The result is nearly four hours of music for the long-anticipated, now critically praised, “Snyder cut”: what Holkenborg calls “my Mount Everest in film scoring” — his longest-ever score and one that calls upon all his skills from his years as an electronic-music producer, his 1980s and ’90s work with world music, and his love of classical orchestration.

“This score is extra-personal and extra-intense for me,” says Holkenborg. “The fans made this happen,” he adds, referring to internet demand for Snyder’s original after the much-maligned box office disappointment of Whedon’s 2017 “Justice League.” Holkenborg never saw that one, out of loyalty to Snyder, with whom he has now done six projects including “300: Rise of an Empire” and the forthcoming “Army of the Dead.”

Working alone in his studio for eight months during the pandemic, the composer says, “I had time to really look at my strengths. I wanted to create a score that was going to show my full spectrum without losing a distinctive throughline: strong thematic statements, orchestrational and electronic colors, an arc of four hours that needed to be properly filled.”

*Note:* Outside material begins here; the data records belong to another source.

__global__ void __launch_bounds__(256)
pack_records_kernel(int m, const int *__restrict__ gaussian_ids_sorted,
                    const int *__restrict__ sorted_index, const float2 *__restrict__ xys,
                    const float *__restrict__ conics, const float *__restrict__ colors,
                    const float *__restrict__ opacities, GsbRecord *__restrict__ records) {
    const int i = blockIdx.x * blockDim.x + threadIdx.x;
    if (i >= m) return;
    const int g = gaussian_ids_sorted[i];
    const int k = sorted_index ? sorted_index[i] : i;
    const GsbRecord r = make_record(__ldg(xys + g), __ldg(conics + 3 * g), __ldg(conics + 3 * g + 1),
                                    __ldg(conics + 3 * g + 2), __ldg(opacities + g), __ldg(colors + 3 * g),
                                    __ldg(colors + 3 * g + 1), __ldg(colors + 3 * g + 2), k);
    float4 *dst = reinterpret_cast<float4 *>(records + i);
    stg_stream4(dst, r.q0);
    stg_stream4(dst + 1, r.q1);
    stg_stream4(dst + 2, r.q2);
}
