# Krabbens/edge-diffusion-tts

Hardware: AMD Instinct MI355X
Metric: mel-frames/sec (whole node), 4-step DDIM, hidden=160 L=4, B=256 T=512 (higher is better)
Workload: dtype f32

## Files before the change

### edge-diffusion-tts_amd/csrc/edtts_device.h

```cpp
#pragma once
#include <hip/hip_runtime.h>
#include <stdint.h>
#include <type_traits>

#if !defined(EDTTS_EXPERIMENTS) &&                                                                                                  \
    (defined(EDTTS_STAMPS) || defined(EDTTS_STAMP_HEAD) || defined(EDTTS_STAMP_THREAD) || defined(EDTTS_WAVELOG) ||                 \
     defined(EDTTS_DS_STAMPS) || defined(EDTTS_FAST_BUILD))
#error "diagnostic and build switches are scratch-only: add -DEDTTS_EXPERIMENTS"
#endif
#if defined(EDTTS_W2) || defined(EDTTS_KV2) || defined(EDTTS_SPLITLOAD) || defined(EDTTS_SPLIT_ON) || defined(EDTTS_HANDOVER) ||    \
    defined(EDTTS_H_DMA) || defined(EDTTS_TAIL_RING2) || defined(EDTTS_DS_BURST) || defined(EDTTS_PIN_MASK) ||                      \
    defined(EDTTS_WMAX) || defined(EDTTS_RB) || defined(EDTTS_ABLATE_QKVSTORES) || defined(EDTTS_ABLATE_KVLOADS) ||                 \
    defined(EDTTS_DS_ABL) || defined(EDTTS_DIAG) || defined(EDTTS16_HP) || defined(EDTTS16_KVDEPTH) ||                              \
    defined(EDTTS16_MFMA_SUM) || defined(EDTTS16_EVEN_STEPS) || defined(EDTTS16_QLDS) || defined(EDTTS16_IMG) ||                    \
    defined(EDTTS16_W1) || defined(EDTTS16_NF) || defined(EDTTS16_ABLATE_BARRIER) || defined(EDTTS16_ABLATE_DMA) ||                 \
    defined(EDTTS16_PHASES)
#error "this switch is retired, see DESIGN.md: its variant was decided and the code removed (last present in c6f336d)"
#endif

constexpr int kPinMask = 0x4;
#define EDTTS_PIN_ACC(x) asm volatile("" : "+a"(x))
typedef float f4 __attribute__((ext_vector_type(4)));
typedef float f2 __attribute__((ext_vector_type(2)));

#define EDTTS_MFMA(a, b, c) __builtin_amdgcn_mfma_f32_16x16x4f32((a), (b), (c), 0, 0, 0)
#define EDTTS_DEV __device__ __forceinline__

#ifdef EDTTS_STAMPS
#define STAMP_SEL_HEAD(sel) ((sel) & 0xff)
#define STAMPX(p, i, sel) do { if ((p) && (int)blockIdx.x == ((sel) >> 16) && (int)threadIdx.x == 64 * (((sel) >> 8) & 0xff)) (p)[i] = __builtin_amdgcn_s_memtime(); } while (0)
#else
#define STAMPX(p, i, sel) do { } while (0)
#endif

namespace edtts {

constexpr int kCtxWaves = 4;
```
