+          for (int j = 0; j < 2; ++j) acc2[i][j] = mfma_32x32x16(wf[j], xf[i], acc2[i][j]);
+      }
+    }
+    if (st + 1 < 18) store_step(nxt, tr[(st + 1) % 3]);
+    __syncthreads();
+  }
+  const int sub = lane >> 3, cv = lane & 7;
+  int opix[4];
+#pragma unroll
+  for (int i = 0; i < 4; ++i) {
+    const int pp = wave * 32 + 8 * i + sub, gy = y0 + (pp >> 4), gx = x0 + (pp & 15);
+    opix[i] = (gy < a.H && gx < a.W) ? ((gy * a.W + gx) * B3_COUT + cv * 8) : -1;
+  }
+  h16_t* yout = a.y + (size_t)n * a.H * a.W * B3_COUT;
+  unsigned char* ybits = TRAIN ? a.bits3 + (size_t)n * a.H * a.W * (B3_COUT / 8) : nullptr;
+  bf16x8_t res[2][4];
+#pragma unroll
+  for (int i = 0; i < 4; ++i) res[0][i] = opix[i] >= 0 ? *(const bf16x8_t*)(ximg + opix[i]) : zero8;
+#pragma unroll
+  for (int i = 0; i < 2; ++i) {
+    const int p = (2 * pg2 + i) * 32 + l31;
+#pragma unroll
+    for (int j = 0; j < 2; ++j)
+#pragma unroll
+      for (int q = 0; q < 4; ++q) {
+        const int ch = (2 * cg + j) * 32 + 8 * q + 4 * fh;
+        const f32x4 sc = *(const f32x4*)(prm + 256 + ch), bi = *(const f32x4*)(prm + 384 + ch);
+        bf16x4_t o;
+#pragma unroll
+        for (int e = 0; e < 4; ++e) o[e] = (h16_t)fmaxf(acc2[i][j][4 * q + e] * sc[e] + bi[e], 0.f);
+        *(bf16x4_t*)(c2 + p * 256 + (((ch >> 3) ^ (p & 15)) << 4) + fh * 8) = o;
+      }
+  }
+  store_w3(0);
+  __syncthreads();
+  load_w3(1);
+
+  const int p3 = wave * 32 + l31;
+  bf16x8_t cf[8];
+#pragma unroll
+  for (int ks = 0; ks < 8; ++ks) cf[ks] = b3_frag(c2, p3 * 256 + (((ks * 2 + fh) ^ (p3 & 15)) << 4));
+  if constexpr (TRAIN) {
+#pragma unroll
+    for (int i = 0; i < 8; ++i) {
+      const int p = i * 16 + cpc;
+      const bf16x8_t v = b3_frag(c2, p * 256 + ((cps ^ (p & 15)) << 4));
+      if (cpx && y0 + i < a.H) {
+        const size_t o = cpo + (size_t)i * a.W * B3_MID;
+        *(bf16x8_t*)(a.c2 + o) = v;
+        a.bits2[o >> 3] = (unsigned char)b3_signs(v);
+      }
+    }
+  }
+  __syncthreads();
+  float* patch = (float*)smem + wave * (16 * 64);
+#pragma unroll
+  for (int g = 0; g < 8; ++g) {
+    if (g + 1 < 8) {
+      store_w3(g + 1);
+      if (g + 2 < 8) load_w3(g + 2);
+#pragma unroll
+      for (int i = 0; i < 4; ++i) res[(g + 1) & 1][i] = opix[i] >= 0 ? *(const bf16x8_t*)(ximg + opix[i] + (g + 1) * 64) : zero8;
+    }
+    f32x16 acc3[2];
+#pragma unroll
+    for (int u = 0; u < 2; ++u)
+#pragma unroll
+      for (int e = 0; e < 16; ++e) acc3[u][e] = 0.f;
+    const unsigned char* wb = w3l + (g & 1) * 16384;
+#pragma unroll
+    for (int ks = 0; ks < 8; ++ks) {
+#pragma unroll
+      for (int u = 0; u < 2; ++u) {
+        const int row = u * 32 + l31;
+        const bf16x8_t wf = b3_frag(wb, row * 256 + (((ks * 2 + fh) ^ (row & 15)) << 4));
+        acc3[u] = mfma_32x32x16(wf, cf[ks], acc3[u]);
+      }
+    }
+    const f32x4 s3a = *(const f32x4*)(a.s3 + g * 64 + cv * 8), s3b = *(const f32x4*)(a.s3 + g * 64 + cv * 8 + 4);
+    const f32x4 b3a = *(const f32x4*)(a.b3 + g * 64 + cv * 8), b3b = *(const f32x4*)(a.b3 + g * 64 + cv * 8 + 4);
+#pragma unroll
+    for (int hh = 0; hh < 2; ++hh) {
+      if ((l31 >> 4) == hh) {
+        const int prow = l31 & 15;
+#pragma unroll
+        for (int u = 0; u < 2; ++u)
+#pragma unroll
+          for (int q = 0; q < 4; ++q) {
+            const int cl = u * 32 + 8 * q + 4 * fh;
+            const f32x4 v = {acc3[u][4 * q], acc3[u][4 * q + 1], acc3[u][4 * q + 2], acc3[u][4 * q + 3]};
+            *(f32x4*)(patch + prow * 64 + (((cl >> 2) ^ prow) << 2)) = v;
+          }
+      }
+      __builtin_amdgcn_s_waitcnt(0xc07f);
+      __builtin_amdgcn_wave_barrier();
+#pragma unroll
+      for (int i2 = 0; i2 < 2; ++i2) {
+        const int i = hh * 2 + i2, prow = 8 * i2 + sub;
+        const f32x4 v0 = *(const f32x4*)(patch + prow * 64 + (((2 * cv) ^ prow) << 2)), v1 = *(const f32x4*)(patch + prow * 64 + (((2 * cv + 1) ^ prow) << 2));
+        bf16x8_t o;
+#pragma unroll
+        for (int j = 0; j < 4; ++j) {
+          o[j] = (h16_t)fmaxf(v0[j] * s3a[j] + b3a[j] + (float)res[g & 1][i][j], 0.f);
+          o[4 + j] = (h16_t)fmaxf(v1[j] * s3b[j] + b3b[j] + (float)res[g & 1][i][4 + j], 0.f);
+        }
+        if (opix[i] >= 0) {
+          *(bf16x8_t*)(yout + opix[i] + g * 64) = o;
+          if constexpr (TRAIN) ybits[(opix[i] + g * 64) >> 3] = (unsigned char)b3_signs(o);
+        }
+      }
+      __builtin_amdgcn_s_waitcnt(0xc07f);
+      __builtin_amdgcn_wave_barrier();
+    }
+    if (g + 1 < 8) __syncthreads();
+  }
+}
+
+extern "C" {
+
+int utv2_bottleneck_res3_supported(int C, int MID, int COUT) { return C == B3_CIN && MID == B3_MID && COUT == B3_COUT; }
+
+int utv2_bottleneck_res3_fwd_bf16(const void* x, void* y, const void* w1, const void* w2, const void* w3, const float* s1, const float* b1,
+                                  const float* s2, const float* b2, const float* s3, const float* b3, void* c1, void* c2, void* bits1,
+                                  void* bits2, void* bits3, int N, int H, int W, int C, int MID, int COUT, hipStream_t stream) {
+  if (!x || !y || x == y || !w1 || !w2 || !w3 || !s1 || !b1 || !s2 || !b2 || !s3 || !b3 || N < 1 || H < 1 || W < 1) return UTV2_EARG;
+  if (!utv2_bottleneck_res3_supported(C, MID, COUT)) return UTV2_EARG;
+  const bool train = c1 != nullptr;
+  if (train ? (!c2 || !bits1 || !bits2 || !bits3) : (c2 || bits1 || bits2 || bits3)) return UTV2_EARG;
+  if ((long long)H * W * B3_COUT > 0x7fffffffll || (long long)N * H * W > 0x7fffffffll) return UTV2_EARG;
+  Bt3Args a;
+  a.x = (const h16_t*)x; a.y = (h16_t*)y; a.w1 = (const h16_t*)w1; a.w2 = (const h16_t*)w2; a.w3 = (const h16_t*)w3;
+  a.s1 = s1; a.b1 = b1; a.s2 = s2; a.b2 = b2; a.s3 = s3; a.b3 = b3;
+  a.c1 = (h16_t*)c1; a.c2 = (h16_t*)c2; a.bits1 = (unsigned char*)bits1; a.bits2 = (unsigned char*)bits2; a.bits3 = (unsigned char*)bits3;
+  a.N = N; a.H = H; a.W = W;
+  a.tiles_x = cdiv(W, B3_TW); a.tiles_y = cdiv(H, B3_TH);
+  const long long nt = (long long)N * a.tiles_x * a.tiles_y;
+  if (nt > 0x7fffffff) return UTV2_EARG;
+  a.ntiles = (int)nt;
+  const int ctiles = cdiv(N * H * W, 128);
+  a.o64 = !(ctiles > 512 && ctiles <= 768);
+  static LdsOptIn lds_opt_in;
+  lds_opt_in({(const void*)bottleneck_res3_fused<false>, (const void*)bottleneck_res3_fused<true>}, B3_LDS);
+  if (train) hipLaunchKernelGGL((bottleneck_res3_fused<true>), dim3((unsigned)a.ntiles), dim3(256), B3_LDS, stream, a);
+  else hipLaunchKernelGGL((bottleneck_res3_fused<false>), dim3((unsigned)a.ntiles), dim3(256), B3_LDS, stream, a);
+  return utv2_launch_status();
+}
+
+}
diff --git a/unbiased-teacher-v2_amd/ubteacher/hip.py b/unbiased-teacher-v2_amd/ubteacher/hip.py
--- a/unbiased-teacher-v2_amd/ubteacher/hip.py
+++ b/unbiased-teacher-v2_amd/ubteacher/hip.py
@@ -62,7 +62,7 @@
 
 _SIGS = _parse_header(HEADER_PATH)
 _PLAIN = {"utv2_aug_resize_workspace_bytes", "utv2_topk_rows_workspace_bytes", "utv2_groupnorm_seg_workspace_floats", "utv2_groupnorm_seg_chunks", "utv2_conv2d_wgrad_bf16_splits", "utv2_conv2d_wgrad_bf16_workspace_floats", "utv2_conv2d_bf16_supported", "utv2_conv2d_wgrad_splits", "utv2_conv2d_wgrad_workspace_floats", "utv2_groupnorm_workspace_floats",
-          "utv2_nms_mpad", "utv2_nms_workspace_bytes", "utv2_bottleneck_supported", "utv2_wgrad_fold_table_bytes", "utv2_wgrad_fold_pending",
+          "utv2_nms_mpad", "utv2_nms_workspace_bytes", "utv2_bottleneck_supported", "utv2_bottleneck_res3_supported", "utv2_wgrad_fold_table_bytes", "utv2_wgrad_fold_pending",
           "utv2_coco_eval_workspace_bytes", "utv2_gconv3x3_supported", "utv2_gconv3x3_wgrad_splits",
           "utv2_gconv3x3_wgrad_workspace_floats"}
 
@@ -976,6 +976,30 @@
     return bool(load().utv2_bottleneck_supported(C, MID, int(has_shortcut)))
 
 
+def bottleneck_res3_fwd_bf16(x, w1, w2, w3, s1, b1, s2, b2, s3, b3, keep=None, out=None):
+    N, H, W, C = x.shape
+    MID, K = w1.shape[0], w3.shape[0]
+    assert x.dtype == h16_dtype() and w1.dtype == w2.dtype == w3.dtype == h16_dtype()
+    assert tuple(w1.shape) == (MID, C) and tuple(w2.shape) == (MID, 9 * MID) and tuple(w3.shape) == (K, MID)
+    if out is None:
+        out = torch.empty((N, H, W, K), dtype=x.dtype, device=x.device)
+    if keep is None:
+        call("utv2_bottleneck_res3_fwd_bf16", _p(x), _p(out), _p(w1), _p(w2), _p(w3), _p(s1), _p(b1), _p(s2), _p(b2), _p(s3), _p(b3),
+             None, None, None, None, None, N, H, W, C, MID, K, _stream())
+        return out
+    c1 = torch.empty((N, H, W, MID), dtype=x.dtype, device=x.device)
+    c2 = torch.empty_like(c1)
+    bits1, bits2, bits3 = keep
+    call("utv2_bottleneck_res3_fwd_bf16", _p(x), _p(out), _p(w1), _p(w2), _p(w3), _p(s1), _p(b1), _p(s2), _p(b2), _p(s3), _p(b3),
+         _p(c1), _p(c2), _p(_bits_ok(bits1, c1.shape)), _p(_bits_ok(bits2, c2.shape)), _p(_bits_ok(bits3, out.shape)), N, H, W, C, MID, K,
+         _stream())
+    return out, c1, c2
+
+
+def bottleneck_res3_supported(C, MID, COUT):
+    return bool(load().utv2_bottleneck_res3_supported(C, MID, COUT))
+
+
 def conv2d_dgrad_bf16(dy, wt16, in_shape, stride, pad, kh, kw, out=None, out_dtype=None, mask=None, residual=None, post_mask=None,
                       mask_bits=None, post_mask_bits=None):
     N, H, W, C = in_shape
diff --git a/unbiased-teacher-v2_amd/ubteacher/ops.py b/unbiased-teacher-v2_amd/ubteacher/ops.py
--- a/unbiased-teacher-v2_amd/ubteacher/ops.py
+++ b/unbiased-teacher-v2_amd/ubteacher/ops.py
@@ -701,9 +701,13 @@
                 planes[0] = planes[1] = None
             b1, b2, b3 = planes
             BITS_STATS["planes"] += sum(b is not None for b in planes)
-        y1 = c1._forward(x, None, None, None, None, relu_bits=b1)
-        y2 = c2._forward(y1, None, None, None, None, relu_bits=b2)
-        y3 = c3._forward(y2, res, None, None, None, relu_bits=b3)
+        if b1 is not None and b2 is not None and b3 is not None and res3_block_eligible(block, x):
+            RES3_STATS["train"] += 1
+            y3, y1, y2 = hip.bottleneck_res3_fwd_bf16(x, *_res3_operands(block), keep=(b1, b2, b3))
+        else:
+            y1 = c1._forward(x, None, None, None, None, relu_bits=b1)
+            y2 = c2._forward(y1, None, None, None, None, relu_bits=b2)
+            y3 = c3._forward(y2, res, None, None, None, relu_bits=b3)
         ctx.block = block
         ctx.handoff = None
         if ctx.needs_input_grad[0] and grad_handoff_on() and getattr(x, "_utv2_handoff", None) is None:
@@ -769,6 +773,32 @@
         return dx, None, None
 
 
+def fused_res3_on(nograd=False):
+    if os.environ.get("UTV2_FUSED_RES3", "1") == "0":
+        return False
+    return not nograd or os.environ.get("UTV2_FUSED_RES3_NOGRAD", "0") == "1"
+
+
+RES3_STATS = {"train": 0, "nograd": 0}
+
+
+def res3_block_eligible(block, x, nograd=False):
+    c1, c2, c3 = block.conv1, block.conv2, block.conv3
+    return (fused_res3_on(nograd) and amp() and block.shortcut is None and x.dtype == hip.h16_dtype() and x.is_contiguous() and x.dim() == 4
+            and all(c.stride == 1 and c.groups == 1 and not c.gconv and c.bn is not None and c.bias is None and c.relu and c.use_bf16()
+                    for c in (c1, c2, c3))
+            and c1.k == 1 and c1.pad == 0 and c2.k == 3 and c2.pad == 1 and c3.k == 1 and c3.pad == 0
+            and x.shape[3] == c1.cin and c1.cout == c2.cin == c2.cout == c3.cin and c3.cout == c1.cin
+            and x.shape[1] * x.shape[2] * c3.cout < 2 ** 31 and x.shape[0] * x.shape[1] * x.shape[2] < 2 ** 31
+            and hip.bottleneck_res3_supported(c1.cin, c1.cout, c3.cout))
+
+
+def _res3_operands(block):
+    st = block.conv1.w.store
+    (s1, b1), (s2, b2), (s3, b3) = block.conv1.scale_shift(), block.conv2.scale_shift(), block.conv3.scale_shift()
+    return st.bf16(block.conv1.w), st.bf16(block.conv2.w), st.bf16(block.conv3.w), s1, b1, s2, b2, s3, b3
+
+
 def _fused_frozen_block_on():
     return os.environ.get("UTV2_FUSED_FROZEN_BLOCK", "1") != "0"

One of Snyder’s only specific requests was for “a national anthem” for the Justice League, and Holkenborg delivers a rousing, heroic theme as the team comes together. He wrote new themes for most of the characters, including an especially evocative one for Wonder Woman featuring wordless vocals by Iranian soprano Delaram Kamareh; a delicate piano and strings treatment for the tormented Cyborg; a huge brass signature for Aquaman; and dark, clashing, atonal sounds with “a crazy choir from hell” for supervillains Steppenwolf and Darkseid. Batman gets a new theme (for “a dark, bad-ass m.f.,” Holkenborg says) while Superman’s theme from “Man of Steel” returns.

While the composer created most of the score in his private studio, using “two small synths, some percussion, one bass, one guitar and a few pedals,” he did require nearly 60 London musicians for the string and brass elements. Warner’s WaterTower Music is releasing the entire four-hour score along with the movie, a rarity in the soundtrack world.

And Holkenborg isn’t done with world-shaking battles: He also wrote the score for “Godzilla vs. Kong,” which HBO Max will unveil March 31.